Stored items:
* * * * * * *

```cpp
template <int NX>
SolvePlan plan_solve_nx(const HostProblem& hp, const Knobs& kn, const PlanState& st) {
    const mpc_problem_desc& d = hp.desc;
    const int B = st.B;
    SolvePlan pl{};
    const size_t Bp = ((size_t)B + 63) / 64 * 64;
    const int S = d.N + 1;
    pl.S = S;
    pl.ntiles = (int)(Bp / 64);
    const int ntiles = pl.ntiles;
    pl.small_wg = 4 * S <= 256 && !kn.big_wg;
// ... 24 lines not shown
    pl.fused = lds_red + pl.lds_pre + 16 + lds_in <= 78 * 1024 && d.N >= 1 && pl.small_wg;
    pl.lds_start = std::max(lds_red + pl.lds_pre + 16 + lds_in, pl.lds_init);

    auto wg_lds = [&](int bxw) {
        const size_t pre = prestart_doubles(NX, S, bxw) * sizeof(double);
        const size_t init = ((size_t)10 * bxw + (size_t)2 * S * (NX + 2) + (size_t)2 * NX * 64) * sizeof(double);
        return std::max(WgLds<NX>::doubles(S, bxw) * sizeof(double), bxw == 1 ? std::max(pre, init) : (size_t)0);
    };
    pl.rescue = kn.rescue && d.fixed_iters <= 0 && !st.trace && hp.has_ol && hp.ol_raw > 0.0;
    const bool resc_cond = pl.rescue && (kn.rescue_wg >= 2 || kn.rescue_alone || (kn.rescue_wg == 1 && st.resc_hint)) && !st.in_rescue;
    int hyb_bx = ((kn.hybrid_bx == 2 || (kn.hybrid_bx == 0 && B > 4 * st.n_cu)) && S * 2 <= 64) ? 2 : 1;
    if (kn.hybrid_bx == 0 && resc_cond && hyb_bx == 2 && (size_t)ntiles * 64 * 8 <= (size_t)4 * st.n_cu * 18) hyb_bx = 1;
    pl.resc_alone = kn.rescue_alone && kn.hybrid_bx == 0 && kn.hybrid_live < 0 && resc_cond && ntiles <= 128;
    if (pl.resc_alone || st.in_rescue) hyb_bx = 1;
    pl.hyb_bx = hyb_bx;
    pl.wg_resc = resc_cond && hyb_bx == 1;
    pl.wg_lds = wg_lds(hyb_bx);
    pl.mailbox = pl.small_wg && S <= 64 && kn.hybrid && d.fixed_iters <= 0 && kn.pipeline && !st.pipe_disabled;
    pl.hyb_ok = kn.hybrid && st.ws_mailbox && d.fixed_iters <= 0 && kn.pipeline && !st.pipe_disabled && G == 1 && pl.small_wg && S <= 64 &&
                pl.wg_lds <= LDS_MAX / 4 && !st.trace && !pl.stage_timing;
    int hand = 0;
    if (pl.hyb_ok) {
        const int base = std::min(64, 4 * st.n_cu * hyb_bx / std::max(1, ntiles));
        hand = base >= 64 ? base : std::max(base, std::min(50, base < 32 ? 7 * base / 4 : 3 * base / 2));
        if (hyb_bx == 1 && base < 64 && hand < 40) hand = 40;
        if ((size_t)ntiles * 64 * 8 <= (size_t)4 * st.n_cu * hyb_bx * (hyb_bx == 2 ? 9 : 18)) hand = 64;
        if (pl.resc_alone) hand = 64;
        if (kn.hybrid_live >= 0) hand = std::min(64, kn.hybrid_live);
    }
    pl.hand = hand;
    pl.res_path = pl.hyb_ok && (hand >= 64 || st.in_rescue);
    pl.xcd_mask = st.xcd_mask;
    if (kn.pipe_xcd_mask) {
        const uint32_t m = (uint32_t)kn.pipe_xcd_mask & st.xcd_mask;
        if (m) pl.xcd_mask = m;
    }
    pl.n_xcd = __builtin_popcount(pl.xcd_mask);
    pl.tiles_x = (ntiles + pl.n_xcd - 1) / pl.n_xcd;
    pl.cu_x = std::max(2, st.n_cu / pl.n_xcd);
    const int tiles_x = pl.tiles_x, cu_x = pl.cu_x;
    const int n_ric_base = std::max(1, cu_x / 4);
    const bool ric_per_tile = tiles_x > n_ric_base && tiles_x <= 3 * cu_x / 8 && (64 / bx) * tiles_x <= 5 * (cu_x - tiles_x) && S >= 24;
    pl.n_ric = std::min(ric_per_tile ? tiles_x : n_ric_base, tiles_x);
    const bool eligible = G == 1 && !st.trace && !pl.stage_timing && pl.small_wg && pl.threads >= 192 && pl.threads <= 256 &&
                          ntiles <= (d.fixed_iters > 0 ? 64 : PIPE_MAX_TILES) && (tiles_x + pl.n_ric - 1) / pl.n_ric <= 32 &&
                          std::max(pl.lds_bytes, pl.ric_lds) <= LDS_MAX;
    pl.pipe_path = !pl.res_path && eligible && !st.pipe_disabled && kn.pipeline;
    pl.pipe_cap = 1;
    while (pl.pipe_path && pl.pipe_cap < 2u * (64u / (uint32_t)bx) * (uint32_t)tiles_x) pl.pipe_cap <<= 1;
    pl.pipe_help = pl.pipe_path && pl.masked && (kn.pipe_help < 0 ? (64 / bx) * tiles_x > 3 * (cu_x - pl.n_ric) : kn.pipe_help != 0);
    pl.mbw_live = pl.pipe_path && hand > 0 ? std::min(63, hand + 16) : 0;
    pl.wg_grid = pl.res_path ? (B + hyb_bx - 1) / hyb_bx
               : pl.pipe_path && hand > 0 ? std::min((B + hyb_bx - 1) / hyb_bx, std::max(4 * st.n_cu, (int)((size_t)hand * ntiles + hyb_bx - 1) / hyb_bx)) : 0;
    pl.start_timing = (kn.timing & TIMING_START) && !st.async_loop && G == 1;
    pl.wg_timing = (kn.timing & TIMING_WG) && !st.async_loop;
    pl.wg_trace = (kn.timing & TIMING_WG_TRACE) && !st.async_loop && !st.in_rescue;
    pl.pipe_timing = (kn.timing & TIMING_PIPE) != 0;
    pl.poison = kn.poison && !st.in_rescue;

    const WsLayout w1 = ws_layout(d.N, NX, 64, pl.mailbox);
    pl.max_rows = (((size_t)1 << 32) - 1) / (w1.total * sizeof(double)) * 64;
    const bool pipe_shape = pl.small_wg && kn.pipeline && !st.pipe_disabled && kn.groups <= 0 && !pl.stage_timing && d.fixed_iters <= 0 &&
                            pl.threads >= 192 && pl.threads <= 256;
    if (pipe_shape) pl.max_rows = std::min(pl.max_rows, (size_t)PIPE_MAX_TILES * 64);
    if (kn.max_batch > 0) pl.max_rows = std::min(pl.max_rows, (size_t)(kn.max_batch + 63) / 64 * 64);
    pl.loop_async = d.fixed_iters <= 0 && kn.pipeline && !st.pipe_disabled && kn.loop_async && (size_t)B <= pl.max_rows;
    return pl;
}
inline SolvePlan plan_solve(const HostProblem& hp, const Knobs& kn, const PlanState& st) {
    return hp.desc.nx == 5 ? plan_solve_nx<5>(hp, kn, st) : plan_solve_nx<6>(hp, kn, st);
}

struct SolveIo {
    int32_t B = 0;
    const double *x0 = nullptr, *p = nullptr, *obst = nullptr;
    double *x_out = nullptr, *kkt = nullptr;
// ... 18 lines not shown
```

### motion-planning-for-autonomous-driving-with-mpc_amd/csrc/mpcgpu.hip

```cpp
#include <hip/hip_runtime.h>
#include <type_traits>

#include <algorithm>
#include <cctype>
#include <cstdio>
#include <cstdlib>
#include <cstring>
#include <new>
#include <string>
#include <vector>

#include "mpc_host_common.h"
#include "mpc_solve_plan.h"
#include "mpc_stamps.h"
#include "mpc_closed_loop.h"
#include "mpc_forces_qp.h"
#include "mpc_riccati_mfma.h"
#include "mpc_sens.h"

using namespace mpc;

namespace {

__device__ __forceinline__ void lds_barrier() {
// ... 280 lines not shown
    const uint32_t b0 = (blk + (uint32_t)P.tile0 * (64u / (uint32_t)P.bx)) * (uint32_t)P.bx;
    const unsigned long long bits = (!INIT && P.tile_mask != nullptr) ? P.tile_mask[b0 >> 6] : ~0ull;
    stage_block<NX, INIT, MAXT, VM>(P, n_mult, n_z, stash_rows, b0, bits, lds);
}

constexpr int32_t HO_IN_MB = 0x40000000;

template <int NCH>
__device__ __forceinline__ void wait_dma_behind(int stages_behind) {
    if (stages_behind >= 4 && 4 * NCH <= 63) asm volatile("s_waitcnt vmcnt(%0)" ::"n"(4 * NCH <= 63 ? 4 * NCH : 0) : "memory");
    else if (stages_behind >= 3 && 3 * NCH <= 63) asm volatile("s_waitcnt vmcnt(%0)" ::"n"(3 * NCH <= 63 ? 3 * NCH : 0) : "memory");
    else if (stages_behind >= 2) asm volatile("s_waitcnt vmcnt(%0)" ::"n"(2 * NCH) : "memory");
    else if (stages_behind == 1) asm volatile("s_waitcnt vmcnt(%0)" ::"n"(NCH) : "memory");
    else asm volatile("s_waitcnt vmcnt(0)" ::: "memory");
}

__device__ __forceinline__ void ho_lists(const PRef& P, const uint32_t bb, int32_t* ho_list, uint32_t* ho_count, const uint32_t* tile_word) {
#if defined(__HIP_DEVICE_COMPILE__)
    const int lane = threadIdx.x & 63;
    const bool active = (int)bb < P.B && (int32_t)MPC_U(P.ISC, (uint32_t)IS_STATUS) == ST_RUNNING;
    if (__ballot(active ? 1 : 0) == 0ull) return;
    const int32_t in_mb = (tile_word != nullptr && (__hip_atomic_load(tile_word + (bb >> 6), __ATOMIC_RELAXED, __HIP_MEMORY_SCOPE_AGENT) >> 31)) ? HO_IN_MB : 0;
    const double e0 = active ? (double)MPC_U(P.SC, (uint32_t)SC_E0) : 0.0;
    const int bucket = e0 >= 1e-3 ? 0 : e0 >= 1e-4 ? 1 : e0 >= 1e-5 ? 2 : 3;
    for (int q = 0; q < (int)HO_BUCKETS; ++q) {
        const unsigned long long mq = __ballot((active && bucket == q) ? 1 : 0);
        if (mq == 0ull) continue;
        uint32_t base = 0u;
        if (lane == 0) base = __hip_atomic_fetch_add(ho_count + q, (uint32_t)__popcll(mq), __ATOMIC_RELAXED, __HIP_MEMORY_SCOPE_AGENT);
        base = (uint32_t)__builtin_amdgcn_readfirstlane((int)base);
        if (active && bucket == q) ho_list[(uint32_t)q * (uint32_t)P.Bp + base + (uint32_t)__popcll(mq & ((1ull << lane) - 1ull))] = (int32_t)bb | in_mb;
    }
#endif
}

template <int NX>
__device__ __forceinline__ unsigned long long riccati_tile(const PRef& P, const uint32_t tile, char* smem, const bool stamp = true, const int handover_live = 0) {
#if defined(__HIP_DEVICE_COMPILE__)
    using D = Dim<NX>;
    constexpr int NS = D::NS;
    constexpr uint32_t BLK_BYTES = MPC_EV(D::NBLK) * 512u;
    constexpr int BLK_CHUNKS = (BLK_BYTES + 1023u) / 1024u;
    constexpr uint32_t SLOT = BLK_CHUNKS * 1024u;
    constexpr int KK_CHUNKS = (D::NKK * 512u + 1023u) / 1024u;
    constexpr int FWD_CHUNKS = KK_CHUNKS + 6;
    constexpr uint32_t FSLOT = FWD_CHUNKS * 1024u;
    static_assert(2 * BLK_CHUNKS <= 63 && RIC_DEPTH == 4 && 4 * FWD_CHUNKS <= 63 && RIC_DEPTH_F == 10, "vmcnt is a 6-bit counter");
    constexpr uint32_t RING_BYTES = (RIC_DEPTH * SLOT > RIC_DEPTH_F * FSLOT) ? RIC_DEPTH * SLOT : RIC_DEPTH_F * FSLOT;
    int* flag = reinterpret_cast<int*>(smem + RING_BYTES);
    const int wave = __builtin_amdgcn_readfirstlane((int)(threadIdx.x >> 6));
// ... 531 lines not shown
}

struct WgRescue { double ol_raw, relax; int32_t on; };
constexpr int RESC_LEVELS = 8;
__device__ __forceinline__ double resc_fraction(int q) { return q == 2 || q == 7 ? 1.0 : q == 4 ? 0.4 : q == 5 ? 0.7 : q == 6 ? 0.9 : 0.0; }
__device__ __forceinline__ bool resc_last(int q) { return q == 2 || q == 7; }
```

* * * * * * *

» What is expected:
Scan the data above line by line. Please say how many lines hold the word "void", and give only that number.

» Answer space:
3